O tym, że miał rację, może się przekonać we wtorek kilkadziesiąt firm w Rosji i na Ukrainie, a także zachodnioeuropejskie koncerny, takie jak Duński koncern A.P. Moeller-Maersk działający głównie w branży transportu morskiego i energii, brytyjska firma WPP - gigant z branży reklamy i public-relations, oraz terminale w największym w Europie porcie w Rotterdamie.
Wiadomo już za atakami w Rosji i na Ukrainie stoi wirus Petya. "Ups, twoje pliki zostały zaszyfrowane" - taki napis pojawia się na ekranie zaatakowanego komputera. "Być może już szukasz sposobu, by je odzyskać, ale nie trać swojego czasu" - można przeczytać dalej. Następnie pojawia się informacja, że sposobem na odzyskanie dostępu jest przelanie 300 bitcoinów i szczegółowa instrukcja, jak to zrobić. Warto zauważyć, że notowania tej kryptrowaluty przekraczają 2 tys. dolarów.

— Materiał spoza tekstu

+    extern __shared__ float lds[];
+    u32x4* bw_lds = (u32x4*)lds;
+    u32x4* bn_lds = bw_lds + OIMG * NT * 64;
+    float* wbg_lds = (float*)(bn_lds + OIMG * NT * 64);
+    float (*acc_s)[16][17] = (float (*)[16][17])(wbg_lds + NPAD);
+    float (*As)[17] = (float (*)[17])(acc_s + 4);
+    float (*phi_s)[NOUT] = (float (*)[NOUT])(As + 16);
+    int* g_s = (int*)(phi_s + 16);
+    float* ey_s = (float*)(g_s + 16);
+
+    fpp_stage_split<OIMG, NT, KS>(
+        diff + (size_t)b * OIMG * (KS * 4) * NPAD, base,
+        -1.44269504088896340736f, bw_lds, bn_lds, tid);
+    for (int idx = tid; idx < NPAD; idx += 256) wbg_lds[idx] = wbg[idx];
+    if (tid < M) g_s[tid] = (int)vidx[tid];
+    __syncthreads();
+
+    const uint64_t* plane = packed + (size_t)b * S;
+    {
+        bf16x8 bwr[BREG ? NT : 1][OIMG];
+        bf16x8 bnr[BREG ? NT : 1][OIMG];
+        if constexpr (BREG) {
+#pragma unroll
+            for (int ct = 0; ct < NT; ++ct)
+#pragma unroll
+                for (int o = 0; o < OIMG; ++o) {
+                    bwr[ct][o] = __builtin_bit_cast(bf16x8, bw_lds[(o * NT + ct) * 64 + lane]);
+                    bnr[ct][o] = __builtin_bit_cast(bf16x8, bn_lds[(o * NT + ct) * 64 + lane]);
+                }
+        }
+
+        const int swave = wave * 16;
+        int srow = swave + arow;
+        uint64_t bits_next = plane[min(srow, S - 1)];
+        for (int ssub0 = 0; ssub0 < S; ssub0 += S_SUB) {
+            const uint64_t wv = srow < S ? bits_next : 0ull;
+            srow += S_SUB;
+            bits_next = plane[min(srow, S - 1)];
+
+            const int ss = ssub0 + swave + akcol * 4 + arow;
+            fpp_subtile<NOUT, ACT, NT, KS, 1>(
+                wv, lane, KS * 4, bwr, bnr, bw_lds, bn_lds, nullptr, nullptr,
+                wbg_lds, link, lfnull, ss < S,
+                [&](const float (&out)[NOUT]) __attribute__((always_inline)) {
+                    store_ey_row<NOUT>(ey_s + (size_t)ss * NOUT, out);
+                    if (ey_out != nullptr)
+                        store_ey_row<NOUT>(ey_out + ((size_t)b * S + ss) * NOUT, out);
+                });
+        }
+    }
+    __syncthreads();
+
+    float tot[NOUT];
+#pragma unroll
+    for (int o = 0; o < NOUT; ++o) tot[o] = total[(size_t)b * NOUT + o];
+    const int slot = 4 * arow + akcol;
+    auto load = [&](int base) __attribute__((always_inline)) {
+        WlsSample<NOUT> s;
+        s.ok = base + slot < S;
+        const int idx = min(base + slot, S - 1);
+        s.bits = (uint32_t)plane[idx];
+        s.w = kw[idx];
+#pragma unroll
+        for (int o = 0; o < NOUT; ++o) s.e[o] = ey_s[idx * NOUT + o];
+        return s;
+    };
+    f32x4 acc = (f32x4){0, 0, 0, 0};
+    WlsSample<NOUT> cur = load(wave * 64);
+    for (int base = wave * 64; base < S; base += WLS_CHUNK) {
+        const WlsSample<NOUT> nxt = load(base + WLS_CHUNK);
+        wls_gram_block<NOUT>(acc, cur, S - base, mm, NOUT, tot, arow);
+        cur = nxt;
+    }
+#pragma unroll
+    for (int r = 0; r < 4; ++r) acc_s[wave][akcol * 4 + r][arow] = acc[r];
+    __syncthreads();
+    if (wave == 0) {
+#pragma unroll
+        for (int r = 0; r < 4; ++r) {
+            const int i = akcol * 4 + r;
+            As[i][arow] = ((acc_s[0][i][arow] + acc_s[1][i][arow])
+                           + acc_s[2][i][arow]) + acc_s[3][i][arow];
+        }
+    }
+    __syncthreads();
+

Firma, która zdecyduje się zapłacić hakerom wyda ponad 600 tys. dolarów.
Komunikat pokazał na Facebooku wicepremier Ukrainy, zdjęcie opublikowała też m.in. ukraińska agencja Unian.
Początkowo na Ukrainie pojawiły się oskarżenia, że za atakami na system bankowy, sieć ciepłowniczą i telekomunikacyjną stoją Rosjanie. Ale po krótkim czasie okazało się, że i oni stali się celem hakerów.
Zachodnie media podają, że problemy są także Wielkiej Brytanii, Hiszpanii, a nawet w Indiach.
Mikko Hypponen, którego przywołaliśmy na początku tekstu poinformował we wtorek na twitterze, że na adresie podanym przez hakerów pojawiło się już siedem płatności.